PROMPT: On the basis of the records below, report how many lines contain the word "goff". Nothing else should be given.

[Stored items]
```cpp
PHC_HD void im_reset_lane(const phc_model_t& model, const phc_motion_lib_t& lib, const phc_im_params_t& prm,
                          const phc_sim_state_t& sim, const phc_im_buffers_t& buf, int64_t env, int j, float t, bool clear_reset_flag,
                          int parts = 3) {
    const int nb = model.num_bodies, nd = model.num_dof;
    const int64_t mid = motion_id_of(buf, env);
    const bool p_state = (parts & 1) != 0, p_task = (parts & 2) != 0;
    if (j < nb) {
        const FrameRef fr = frame_ref(lib, mid, t);
        BodyState rs = ref_body(lib, fr, j);
        BodyState root = (j == 0) ? rs : ref_body(lib, fr, 0);
        if (p_state) {
        store_body(sim.rigid_body_state, env, nb, j, rs);
        if (sim.contact_force) st3(sim.contact_force + (env * nb + j) * 3, v3(0.f, 0.f, 0.f));
        if (j == 0) {
            float* r = sim.root_states + env * 13;
            st3(r, rs.pos); st4(r + 3, rs.rot); st3(r + 7, rs.vel); st3(r + 10, rs.angvel);
        } else {
            V3 dp, dv;
            ref_joint(lib, fr, j, &dp, &dv);
            const int ds = model.ints[4 + 3 * PHC_MAX_BODIES + j];
            float* d = sim.dof_state + (env * nd + ds) * 2;
            d[0] = dp.x; d[1] = dv.x;
            if (prm.dofs_per_joint != 1) { d[2] = dp.y; d[3] = dv.y; d[4] = dp.z; d[5] = dv.z; }
            st_joint(sim.pd_target + env * nd + ds, prm.dofs_per_joint, dp);
            if (sim.dof_force) st_joint(sim.dof_force + env * nd + ds, prm.dofs_per_joint, v3(0.f, 0.f, 0.f));
        }
        }
        const Q4 hroot = obs_root_rot(prm, root.rot);
        Q4 hinv = calc_heading_quat_inv(hroot), h = calc_heading_quat(hroot);
        float* obs = buf.obs_buf + env * (int64_t)(prm.num_self_obs + prm.num_task_obs);
        if (p_state) {
        if (prm.self_obs_v == 2 && buf.body_state_hist) self_obs_v2_lane(prm, buf.body_state_hist, nb, env, j, rs, root, hinv, obs, false, true);
        else self_obs_lane(prm, nb, j, rs, root, hinv, obs, (sim.force_sensor && prm.self_obs_v == 3) ? sim.force_sensor + env * (int64_t)(prm.num_force_sensors * 6) : nullptr, env);
        }
        if (p_task) {
        const float t1 = motion_time(1, prm.dt, t, 0.f);
        const FrameRef fr1 = frame_ref(lib, mid, t1);
        BodyState r1 = ref_body(lib, fr1, j);
        V3 goff = v3(0.f, 0.f, 0.f);
        if (buf.offset_rand && prm.zero_out_far && prm.zero_out_far_train)
            disk_offset(buf.offset_rand[env * 2], buf.offset_rand[env * 2 + 1], &goff.x, &goff.y);
        r1.pos += goff;
        int slot = prm.track_slot[j];
        if (slot >= 0) {
            BodyState rt = r1;
            if (prm.zero_out_far && !(prm.obs_v >= 1 && prm.obs_v <= 3)) {
                BodyState rroot = (j == 0) ? r1 : ref_body(lib, fr1, 0);
                if (j != 0) rroot.pos += goff;
                const float dist = zero_out_far_ref(prm, slot, rs, root, rroot, &rt);
                if (j == 0 && buf.point_goal) buf.point_goal[env] = dist;
            }
            occlude_ref(buf, prm, env, slot, rs, &rt);
            V3 jd = v3(0.f, 0.f, 0.f), jv, rjd = jd, rjv;
            if (prm.obs_v == 2 && j >= 1) { ref_joint(lib, fr, j, &jd, &jv); ref_joint(lib, fr1, j, &rjd, &rjv); }
            task_obs_lane(prm, slot, rs, root, rt, hinv, h, obs + prm.num_self_obs, &jd, &rjd);
        }
        if (buf.ref_body_pos) st3(buf.ref_body_pos + (env * nb + j) * 3, r1.pos);
        if (buf.ref_body_rot) st4(buf.ref_body_rot + (env * nb + j) * 4, r1.rot);
        if (buf.ref_body_vel) st3(buf.ref_body_vel + (env * nb + j) * 3, r1.vel);
        if (buf.ref_dof_pos && j >= 1) {
            V3 dp, dv;
            ref_joint(lib, fr1, j, &dp, &dv);
            st_joint(buf.ref_dof_pos + env * nd + model.ints[4 + 3 * PHC_MAX_BODIES + j], prm.dofs_per_joint, dp);
        }
        if (prm.num_traj_samples > 1) {
            const FrameRef frt = frame_ref(lib, mid, t);
            V3 go = v3(0.f, 0.f, 0.f);
            if (buf.offset_rand && prm.zero_out_far && prm.zero_out_far_train) disk_offset(buf.offset_rand[env * 2], buf.offset_rand[env * 2 + 1], &go.x, &go.y);
            task_obs_future_lane(lib, prm, mid, 1, t, 0.f, go, prm.track_slot[j], j, ref_body(lib, frt, j), ref_body(lib, frt, 0),
                                 buf.obs_buf + env * (int64_t)(prm.num_self_obs + prm.num_task_obs) + prm.num_self_obs);
        }
        }
    }
    if (j == 0 && p_state) {
        buf.motion_start_times[env] = t;
        buf.motion_start_times_offset[env] = 0.f;
        V3 goff = v3(0.f, 0.f, 0.f);
        const bool far_start = buf.offset_rand && prm.zero_out_far && prm.zero_out_far_train;
        if (far_start) disk_offset(buf.offset_rand[env * 2], buf.offset_rand[env * 2 + 1], &goff.x, &goff.y);
        st3(buf.global_offset + env * 3, goff);
        buf.progress_buf[env] = 0; buf.terminate_buf[env] = 0;
        if (clear_reset_flag) buf.reset_buf[env] = 0;
        if (buf.cycle_counter) buf.cycle_counter[env] = far_start ? prm.zero_out_far_steps : 0;
        if (buf.recovery_counter) buf.recovery_counter[env] = 0;
    }
}

PHC_HD void im_reset_from_state_lane(const phc_model_t& model, const phc_motion_lib_t& lib, const phc_im_params_t& prm,
                                     const phc_sim_state_t& sim, const phc_im_buffers_t& buf, int64_t env, int j, int fill_history) {
    const int nb = model.num_bodies, nd = model.num_dof;
    const int64_t mid = motion_id_of(buf, env);
    const int S = prm.num_amp_obs_steps, A = prm.num_amp_obs_per_step;
    if (j < nb) {
        BodyState body = load_body(sim.rigid_body_state, env, nb, j);
        BodyState root = load_body(sim.rigid_body_state, env, nb, 0);
        if (sim.contact_force) st3(sim.contact_force + (env * nb + j) * 3, v3(0.f, 0.f, 0.f));
        if (j >= 1) {
            const int ds = model.ints[4 + 3 * PHC_MAX_BODIES + j];
            V3 dp, dv;
            ld_joint_state(sim, nd, env, ds, prm.dofs_per_joint, &dp, &dv);
            st_joint(sim.pd_target + env * nd + ds, prm.dofs_per_joint, dp);
        }
        const V3 goff = ld3(buf.global_offset + env * 3);
        const float t1 = motion_time(1, prm.dt, buf.motion_start_times[env], buf.motion_start_times_offset[env]);
        const FrameRef fr1 = frame_ref(lib, mid, t1);
        BodyState r1 = ref_body(lib, fr1, j);
        r1.pos += goff;
        const Q4 hroot = obs_root_rot(prm, root.rot);
    Q4 hinv = calc_heading_quat_inv(hroot), h = calc_heading_quat(hroot);
        float* obs = buf.obs_buf + env * (int64_t)(prm.num_self_obs + prm.num_task_obs);
        if (prm.self_obs_v == 2 && buf.body_state_hist) self_obs_v2_lane(prm, buf.body_state_hist, nb, env, j, body, root, hinv, obs, false, true);
        else self_obs_lane(prm, nb, j, body, root, hinv, obs, (sim.force_sensor && prm.self_obs_v == 3) ? sim.force_sensor + env * (int64_t)(prm.num_force_sensors * 6) : nullptr, env);
        int slot = prm.track_slot[j];
        if (slot >= 0) {
            BodyState rt = r1;
            if (prm.zero_out_far && !(prm.obs_v >= 1 && prm.obs_v <= 3)) {
                BodyState rroot = (j == 0) ? r1 : ref_body(lib, fr1, 0);
                if (j != 0) rroot.pos += goff;
                const float dist = zero_out_far_ref(prm, slot, body, root, rroot, &rt);
                if (j == 0 && buf.point_goal) buf.point_goal[env] = dist;
            }
            occlude_ref(buf, prm, env, slot, body, &rt);
            V3 jd = v3(0.f, 0.f, 0.f), jv, rjd = jd, rjv;
            if (prm.obs_v == 2 && j >= 1) {
                ld_joint_state(sim, nd, env, model.ints[4 + 3 * PHC_MAX_BODIES + j], prm.dofs_per_joint, &jd, &jv);
                ref_joint(lib, fr1, j, &rjd, &rjv);
            }
            task_obs_lane(prm, slot, body, root, rt, hinv, h, obs + prm.num_self_obs, &jd, &rjd);
        }
        if (buf.ref_body_pos) st3(buf.ref_body_pos + (env * nb + j) * 3, r1.pos);
        if (buf.ref_body_rot) st4(buf.ref_body_rot + (env * nb + j) * 4, r1.rot);
        if (buf.ref_body_vel) st3(buf.ref_body_vel + (env * nb + j) * 3, r1.vel);
        if (buf.ref_dof_pos && j >= 1) {
            V3 dp, dv;
            ref_joint(lib, fr1, j, &dp, &dv);
            st_joint(buf.ref_dof_pos + env * nd + model.ints[4 + 3 * PHC_MAX_BODIES + j], prm.dofs_per_joint, dp);
        }
        float* amp = buf.amp_obs_out + env * amp_env_stride(prm, buf);
        const int nfill = fill_history ? S : 1;
        for (int k = 0; k < nfill; ++k)
            amp_obs_from_sim_lane(prm, sim, nb, nd, env, j, root, hinv, model.ints + 4 + 3 * PHC_MAX_BODIES, amp + k * A);
        if (prm.num_traj_samples > 1)
            task_obs_future_lane(lib, prm, mid, 1, buf.motion_start_times[env], buf.motion_start_times_offset[env], ld3(buf.global_offset + env * 3),
                                 prm.track_slot[j], j, load_body(sim.rigid_body_state, env, nb, j), load_body(sim.rigid_body_state, env, nb, 0),
                                 buf.obs_buf + env * (int64_t)(prm.num_self_obs + prm.num_task_obs) + prm.num_self_obs);
    }
    if (j == 0) {
        buf.progress_buf[env] = 0; buf.terminate_buf[env] = 0; buf.reset_buf[env] = 0;
    }
}

PHC_HD void im_reset_amp_lane(const phc_motion_lib_t& lib, const phc_im_params_t& prm, const phc_im_buffers_t& buf, int nb,
                              int64_t env, int j, float t, int k) {
    const int A = prm.num_amp_obs_per_step;
    float* amp = buf.amp_obs_out + env * amp_env_stride(prm, buf);
    amp_obs_from_ref_lane(lib, prm, nb, j, motion_id_of(buf, env), history_time(t, prm.dt, k), amp + k * A);
}
#define PHC_AMP_TABLE_BLEND_TOL 1e-4f
PHC_HD void amp_obs_from_table_lane(const phc_motion_lib_t& lib, const phc_im_params_t& prm, int nb, int j, int nl, int64_t mid, float t, float* a) {
    const int A = prm.num_amp_obs_per_step, E = prm.num_amp_obs_extra, W = A - E;
    const FrameRef fr = frame_ref(lib, mid, t);
    const float b = fr.blend;
    if (j < nb && E > 0 && prm.amp_obs_extra) obs_extra_lane(prm.amp_obs_extra + mid * E, E, j, nb, a + W);
    if (!(b <= PHC_AMP_TABLE_BLEND_TOL)) {
        amp_obs_from_frames_lane(lib, prm, nb, j, fr, a);
        return;
    }
    const float* r0 = prm.amp_ref_table + fr.f0 * (int64_t)W;
    const float* r1 = prm.amp_ref_table + fr.f1 * (int64_t)W;
    const float s0 = 1.0f - b;
    for (int c0 = j; c0 < W; c0 += 8 * nl) {
        float u[8], v[8];
        for (int i = 0; i < 8; ++i) { const int c = c0 + i * nl; if (c < W) { u[i] = r0[c]; v[i] = r1[c]; } }
        for (int i = 0; i < 8; ++i) { const int c = c0 + i * nl; if (c < W) a[c] = s0 * u[i] + b * v[i]; }
    }
}
PHC_HD void im_reset_amp_table_lane(const phc_motion_lib_t& lib, const phc_im_params_t& prm, const phc_im_buffers_t& buf, int nb,
                                    int64_t env, int j, int nl, float t, int k) {
    amp_obs_from_table_lane(lib, prm, nb, j, nl, motion_id_of(buf, env), history_time(t, prm.dt, k),
                            buf.amp_obs_out + env * amp_env_stride(prm, buf) + k * prm.num_amp_obs_per_step);
}

}
```

### phc_amd/csrc/phc_kernels.hip

```cpp
#include <hip/hip_runtime.h>
#include <stdlib.h>
#include "phc_aba.h"
#include "phc_im.h"

using namespace phc;

template <int CTRL>
__device__ __forceinline__ int dpp_i(int v) { return __builtin_amdgcn_update_dpp(0, v, CTRL, 0xf, 0xf, true); }
template <int G>
__device__ __forceinline__ float group_sum(float v) {
    v += __int_as_float(dpp_i<0xB1>(__float_as_int(v)));
    v += __int_as_float(dpp_i<0x4E>(__float_as_int(v)));
    v += __int_as_float(dpp_i<0x141>(__float_as_int(v)));
    v += __int_as_float(dpp_i<0x140>(__float_as_int(v)));
#pragma unroll
    for (int m = 16; m < G; m <<= 1) v += __shfl_xor(v, m, G);
    return v;
}
template <int G>
__device__ __forceinline__ int group_or(int v) {
    v |= dpp_i<0xB1>(v); v |= dpp_i<0x4E>(v); v |= dpp_i<0x141>(v); v |= dpp_i<0x140>(v);
#pragma unroll
    for (int m = 16; m < G; m <<= 1) v |= __shfl_xor(v, m, G);
    return v;
}
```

SOLUTION FOR THIS PROBLEM: 10